Ms Geappen said she might have to be even more careful, depending on “how extreme the prices go up”.

High prices to continue

The government’s agricultural commodity economists at ABARES were still calculating the impact of floods.

Executive director Dr Jared Greenville said flooding had hit important agricultural regions.

“Flooding is occurring in LGAs (local government areas) that account for 40 per cent of the value of Australian agricultural production, which is quite widespread in comparison to what we’ve seen in recent years,” he said.

Shaune Lindhe from peak body AusVeg said price spikes would likely to continue for some time.

A man squats next to a young crop of corn in a paddock in Tasmania.
Shaun Lindhe says flooding is continuing to affect parts of the agriculture industry.(ABC Rural: Fiona Breen)

“Many areas across Tasmania, Victoria and New South Wales continue to experience devastating wet weather and floods, which are continuing to impact many parts of the agriculture industry, as well as regional and rural communities,” he said.

“While we do not know the full extent of the impact on vegetable crops, we know there has been a range of farmers impacted, including fruit and vegetable growers in Tasmania and other regions.”

The price rises come amid global debate about whether consumers were paying for the real cost of food.

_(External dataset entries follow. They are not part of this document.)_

struct DevScene {
    const Node8GPU* nodes;  uint32_t nnodes;
    const F4* nodes_f; uint32_t node_v4;
    const TriGPU*   tris;   uint32_t ntris;
    const TriShade* shade;
    const SmallRecPair* small; uint32_t nsmall;
    uint32_t nsmall_occ;
    const F4* small_poly;
    const TriGPU* small_tris;
    float small_cm, small_delta;
    const MatGPU*   mats;   uint32_t nmat;
    const InstGPU*  insts;  uint32_t ninst;
    const LightGPU* lights; uint32_t nlights;
    const float* cdf;
    float total_weight;
    uint32_t lds_nodes, lds_tris;
    uint32_t stack_depth;
    unsigned long long* stack_ovf; uint32_t stack_ovf_stride;
    uint32_t stack_private;
    uint32_t sort_materials;
    uint32_t refill_min, trace_sched;
    uint32_t shade_dense;
    uint32_t any_order;
    float cell_o[3], cell_s[3]; uint32_t cell_bits;
    uint32_t any_order_occ;
    unsigned long long* trace_cnt;
    uint32_t occluder_cache;
};

struct DevFrame {
    uint32_t width, height;
    uint32_t tile_size, tile_shift, tiles_x, tiles_y;
    uint32_t shard_rank, shard_count;
    uint32_t blk_gx, blk_gy;
    uint32_t npl;
    uint32_t batch_spp;
    uint32_t sample_first;
    uint32_t max_bounces, nee_samples, rr_start, frame_seed, flags;
    uint32_t nblocks, qcap, chunks_per_sample;
    uint32_t interleave;
    uint32_t taper_levels;
    uint32_t hist_x0, hist_y0, hist_x1, hist_y1; unsigned long long* hist_stale;
    const uint32_t* list;
};

#if defined(__HIPCC__)
#define RTX_TAPER_HD __host__ __device__ __forceinline__
#else
#define RTX_TAPER_HD inline
#endif
RTX_TAPER_HD uint32_t taper_row_width(uint32_t k, uint32_t G, uint32_t levels) {
    const uint32_t m = k & ((1u << (levels - 1u)) - 1u);
    if (m == 0u) return G;
    uint32_t lg = 0; while ((m >> (lg + 1u)) != 0u) lg++;
    return G - (G >> (levels - 1u - lg));
}
#if defined(__HIPCC__)
#define RTX_TILE_HD __host__ __device__ __forceinline__
#else
#define RTX_TILE_HD inline
#endif
RTX_TILE_HD bool shard_tile(const DevFrame& f, uint32_t k, uint32_t& tx, uint32_t& ty) {
    if (f.blk_gx) {
        const uint32_t bx = f.shard_rank % f.blk_gx, by = f.shard_rank / f.blk_gx;
        const uint32_t tx0 = bx * f.tiles_x / f.blk_gx, tx1 = (bx + 1u) * f.tiles_x / f.blk_gx, ty0 = by * f.tiles_y / f.blk_gy, ty1 = (by + 1u) * f.tiles_y / f.blk_gy;
        const uint32_t bw = (f.tiles_x + f.blk_gx - 1u) / f.blk_gx;
        tx = tx0 + k % bw; ty = ty0 + k / bw;
        return tx < tx1 && ty < ty1;
    }
    const uint32_t t = f.shard_rank + k * f.shard_count;
    if (t >= f.tiles_x * f.tiles_y) return false;
    ty = t / f.tiles_x; tx = t - ty * f.tiles_x;
    return true;
}

struct DevPaths {
    F4* ray_o;
    F4* ray_d;
    F4* thr;
    F4* rad;
    F4* hit;
    unsigned long long* hitmask;
    F4* sh_o;
    F4* sh_d;
    F4* sh_c;
    F4* out_o; F4* out_d; F4* out_thr;
    uint8_t* oct_out; const uint8_t* oct_in; uint32_t* perm; uint32_t key_mode;
};

constexpr uint32_t kMaxMerge = 8;
constexpr uint32_t kRsStreams = 7;
constexpr uint32_t kRsOcc = 16;
constexpr uint32_t kRsCand = 10;
struct RsQ {
    uint32_t nitems; const uint32_t* pixels;
    uint32_t G, qcap, rcap;
    F4* st[2][kRsStreams];
    F4* hit;
    uint32_t* cls;
    F4* fin;
    F4* cold;
    uint8_t* occ;
    uint32_t* cand;
    F4* sh_o; F4* sh_d; uint32_t* sh_pay;
    unsigned long long* rays;
};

A joint study by the UN’s Food and Agriculture Organization and market data company Trucost found the environment’s role — with natural disasters exacerbated by climate change — was not being fully calculated in the cost of producing food.

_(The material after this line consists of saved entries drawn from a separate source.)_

__device__ __forceinline__ unsigned long long store_stamps(unsigned long long *stamps, const unsigned long long st0,
                                                           const unsigned long long sr0, const unsigned long long st1,
                                                           const unsigned long long st2, const int tile)
{
    __builtin_amdgcn_s_waitcnt(0);
    unsigned long long *o = stamps + (size_t)blockIdx.x * 8;
    o[0] = st0; o[1] = st1; o[2] = st2;
    const unsigned long long st3 = __builtin_amdgcn_s_memtime();
    o[3] = st3;
    o[4] = sr0; o[5] = __builtin_amdgcn_s_memrealtime();
    o[6] = (unsigned long long)__builtin_amdgcn_s_getreg(((4 - 1) << 11) | (0 << 6) | 20);
    o[7] = (unsigned long long)tile;
    return st3;
}

template <class Lane>
__device__ __forceinline__ void eps_put_max(const float *vals, const int NW, const Lane lane_id, unsigned *word)
{
    float x = lane_id() < NW ? vals[lane_id()] : 0.f;
    x = wave_max_nonneg(x);
    if (lane_id() == 0) *word = __float_as_uint(x);
}
#define HS_EPS_FOLD_SWEEP(EPS, e, s, w, NW, lane, eps_lds, eps_out, eps_stride)                                        \
    do {                                                                                                               \
        const float unscale_ = __builtin_ldexpf(1.0f, -2 * ((s) + 1));                                                 \
        if (EPS == 3) {                                                                                                \
            const float e_ = wave_max_nonneg(e) * unscale_;                                                            \
            if ((lane) == 0) eps_lds[16 + (w)] = e_;                                                                   \
        }                                                                                                              \
        if (EPS == 1) {                                                                                                \
            const float e_ = wave_max_nonneg(e) * unscale_;                                                            \
            if ((lane) == 0) eps_lds[((s) & 1) * 16 + (w)] = e_;                                                       \
            if ((s) > 0 && (w) == 0) {                                                                                 \
                float x_ = (lane) < (NW) ? eps_lds[(((s) - 1) & 1) * 16 + (lane)] : 0.f;                               \
                x_ = wave_max_nonneg(x_);                                                                              \
                if ((lane) == 0) eps_out[(size_t)((s) - 1) * (eps_stride) + blockIdx.x] = __float_as_uint(x_);         \
            }                                                                                                          \
        }                                                                                                              \
    } while (0)
template <int EPS, bool COUNTS, class Lane>
__device__ __forceinline__ void eps_tail(const int T, const int seen_n, const bool wit_sum, const int w, const int NW, const Lane lane_id,
                                         float *eps_lds, unsigned *eps_out, unsigned *wit_out, const int eps_stride)
{
    if (EPS == 1) {
        __syncthreads();
        if (w == 0) eps_put_max(eps_lds + ((T - 1) & 1) * 16, NW, lane_id, eps_out + (size_t)(T - 1) * eps_stride + blockIdx.x);
    }
    if (EPS == 2 || EPS == 3) {
        const int witnessed = EPS == 3 ? T - 1 : T;
        if (lane_id() == 0) eps_lds[w] = COUNTS ? (float)seen_n : (seen_n == witnessed ? __builtin_inff() : 0.f);
        __syncthreads();
        if (w == 0) {
            const float x = lane_id() < NW ? eps_lds[lane_id()] : 0.f;
            const float n = wit_sum ? wave_sum16(x) : wave_max_nonneg(x);
            if (lane_id() == 0) wit_out[blockIdx.x] = __float_as_uint(!COUNTS ? n : n == (float)witnessed ? __builtin_inff() : 0.f);
            if (EPS == 3) eps_put_max(eps_lds + 16, NW, lane_id, eps_out + (size_t)eps_stride + blockIdx.x);
        }
    }
}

Processors expect increased demand

Frozen vegetable processor Simplot said it continued to face ongoing challenges due to recent local and global weather events and logistics issues.

frozen chips in a freezer at supermarket
Frozen chips are among products running low in some supermarkets.(ABC Rural)

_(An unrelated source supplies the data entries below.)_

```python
def shard_bounds(n: int, rank: int, world: int):
# ... 293 lines not shown
                         lambda self, a: self._set("algorithm", _native.ALGORITHMS[a]))
    sweep_planes = property(lambda self: self._get("sweep_planes"),
                            lambda self, v: self._set("sweep_planes", v))
    seed_stride = property(lambda self: self._get("seed_stride"),
                           lambda self, v: self._set("seed_stride", v))
    refine = property(lambda self: self._get("refine"), lambda self, v: self._set("refine", int(v)))
    refined = property(lambda self: bool(self._get("refined")))
    defer = property(lambda self: bool(self._get("defer")), lambda self, v: self._set("defer", int(bool(v))))
    shard_smooth = property(lambda self: self._get("shard_smooth"), lambda self, v: self._set("shard_smooth", int(v)))
    shard_epochs = property(lambda self: self._get("shard_epochs"))
    defer_epochs = property(lambda self: self._get("defer_epochs"))
    csr_densify_below = property(lambda self: self._get("csr_densify_below"),
                                 lambda self, v: self._set("csr_densify_below", int(v)))
    resident_csr = property(lambda self: bool(self._get("resident_csr")))
    planes_cached = property(lambda self: bool(self._get("planes_cached")))
    padded_features = property(lambda self: self._get("padded_features"))

    @property
    def n_samples(self):
        return self._get("n_samples")

    def _require_loaded(self):
        if not self._loaded:
            raise RuntimeError("HipBackend: call load(X) first")

    def _install_collective(self):
        rank, world = dist_info()
        force = os.environ.get("DBGSOM_FORCE_COLLECTIVE") == "1" and _group_is_up()
        if world == 1 and not force:
            _native.call("dbgsom_ctx_set_collectives", self._ctx, None, None, 0, 1)
# ... 517 lines not shown
        keep, p, M, rf = self._w_arg(W)
        counts = np.empty(M, dtype=np.int64)
        win = np.empty(self._N, dtype=np.int64) if want_winners else None
        self._call("dbgsom_ctx_partition", self._ctx, p, M, rf, counts.ctypes.data,
                   None if win is None else win.ctypes.data)
        return counts, win

    def subset(self, neuron):
        child = ctypes.c_void_p()
        self._call("dbgsom_ctx_subset_create", self._ctx, int(neuron), ctypes.byref(child))
        sub = HipBackend(self.device_index, self.algorithm, _ctx=child)
        sub._weighted = self._weighted
        return sub

    _SETTABLE = ("algorithm", "sweep_planes", "seed_stride", "timing", "graph", "refine", "defer",
                 "filter_min_query_rows", "max_mean_candidates", "shard_smooth", "csr_densify_below")

    def release(self):
        if self._ctx:
            opts = {k: self._get(k) for k in self._SETTABLE}
            _native.call("dbgsom_ctx_destroy", self._ctx)
            self._ctx = ctypes.c_void_p()
            _native.call("dbgsom_ctx_create", self.device_index, ctypes.byref(self._ctx))
            for k, v in opts.items():
                self._set(k, v)
            self._install_collective()
        self._loaded = False
        self._borrowed = None
        self._hop_key = None
        self._weighted = False
        self._sw = None
# ... 9 lines not shown
```

dbgsom_amd/csrc/common.h:

```cpp
#pragma once
#include <hip/hip_runtime.h>
#include <stdint.h>
#include <stdio.h>

#include "../../include/dbgsom_hip.h"

namespace dbgsom {

void set_error(const char *fmt, ...);

#define DBGSOM_HIP_CHECK(expr)                                                           \
    do {                                                                                 \
        hipError_t _e = (expr);                                                          \
        if (_e != hipSuccess) {                                                          \
            ::dbgsom::set_error("%s failed: %s (%s:%d)", #expr, hipGetErrorString(_e),   \
                                __FILE__, __LINE__);                                     \
            return DBGSOM_EHIP;                                                          \
        }                                                                                \
    } while (0)

#define DBGSOM_REQUIRE(cond, msg)                                   \
    do {                                                            \
        if (!(cond)) {                                              \
            ::dbgsom::set_error("%s: %s", __func__, msg);           \
// ... 176 lines not shown
    const int32_t *order = nullptr;
    int seed_stride = 0, sweep_planes = 0, round_f32 = 0;
    int k = 1;
    int64_t *idx = nullptr;
    double *dist = nullptr;
    void *ws = nullptr;
    size_t ws_bytes = 0;
    hipStream_t stream = nullptr;
    const double *hint_dist = nullptr, *hint_shift = nullptr;
    int refine_rows = 0;
    bool defer_dist = false;
    const void *X_store = nullptr;
    int store_dtype = -1;
    int64_t ld_store = 0;
    double guard_mean = 0.0;
    FilterAux *aux = nullptr;
};
constexpr int DBGSOM_LISTS_LONG = 1000;
int launch_bmu_filtered(const FilteredCall &call);
size_t smooth_workspace_bytes(int64_t M, int64_t d);
int launch_smooth(const double *sums, int64_t M, int64_t d, const float *hop, double sigma,
                  int layout, const double *W_old, double *W_new, double *change_total, void *ws,
                  size_t ws_bytes, hipStream_t s);
int64_t smooth_block_cols(int64_t d, int nranks);
int64_t smooth_block_elems(int64_t M, int64_t d, int nranks);
int launch_pack_blocks(const double *sums, int64_t M, int64_t d, int nranks, double *out, hipStream_t s);
int launch_smooth_block(const double *S_b, const double *K, const double *a, int64_t M, int64_t cb, int64_t d_full,
                        const float *hop, double sigma, int layout, double *Wb, void *ws, size_t ws_bytes,
                        hipStream_t s);
int launch_rowchange_blocks(const double *blocks, int64_t M, int64_t d, int64_t cb, const double *W_old, double *W_new,
// ... 4 lines not shown
```

dbgsom_amd/csrc/engine.hip:

```cpp
#include <dlfcn.h>
#include <math.h>
#include <stdlib.h>
#include <string.h>

#include <chrono>
#include <new>
#include <vector>

#include "common.h"
#include "search_policy.h"

namespace dbgsom {
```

“These culminating factors will likely increase demand for frozen produce, which may lead to consumers seeing fewer frozen vegetables in the freezer,” a spokesperson said.

“In recent months, we have implemented some list price increases on our products, which has largely been driven by rising commodity costs.”

frozen vegetables in a supermarket freezer
Stocks of frozen vegies are low in stock in some supermarket freezers.(ABC Rural)

The spokesperson said consumers might see some shortages in the future.

“We are anticipating there may be some impacts due to crop availability.

“However, we still need to evaluate the effects of recent rain events along the Australian east coast.

“Where we have shortages, we are managing these through some SKU [stock keeping unit] rationalisation.”

Frozen food and chip producer McCain Food Services said this year had been challenging for growers, given it had been one of the wettest spring seasons on record.

“However, we don’t anticipate that recent rainfall across Tasmania will affect our ability to supply to our customers in the immediate future and believe that our shorter season potato crop variety will allow for a reasonable crop to be achieved,” a spokesperson said.

The spokesperson said McCain was helping support growers in the affected regions, from planting to harvesting.

‘Greater demand, higher prices’

Back on the farm in Tasmania, Nathan Richardson predicted Australian consumers would have little choice about prices in the future.

“It’s a classic case of supply, greater demand, higher prices,” he said.

“They will have to buy local. There won’t be the influx of [imported] goods coming in.

“Whether it’s a $12 lettuce, who knows where the pendulum will fall on the price of potatoes in the near future. Same thing, less supply.”

Mr Richardson pleaded with consumers not to blame farmers at a time when the cost of transport, energy, cold storage and labor were all rising.

“There’s a lot of other links in the supply chain,” he said.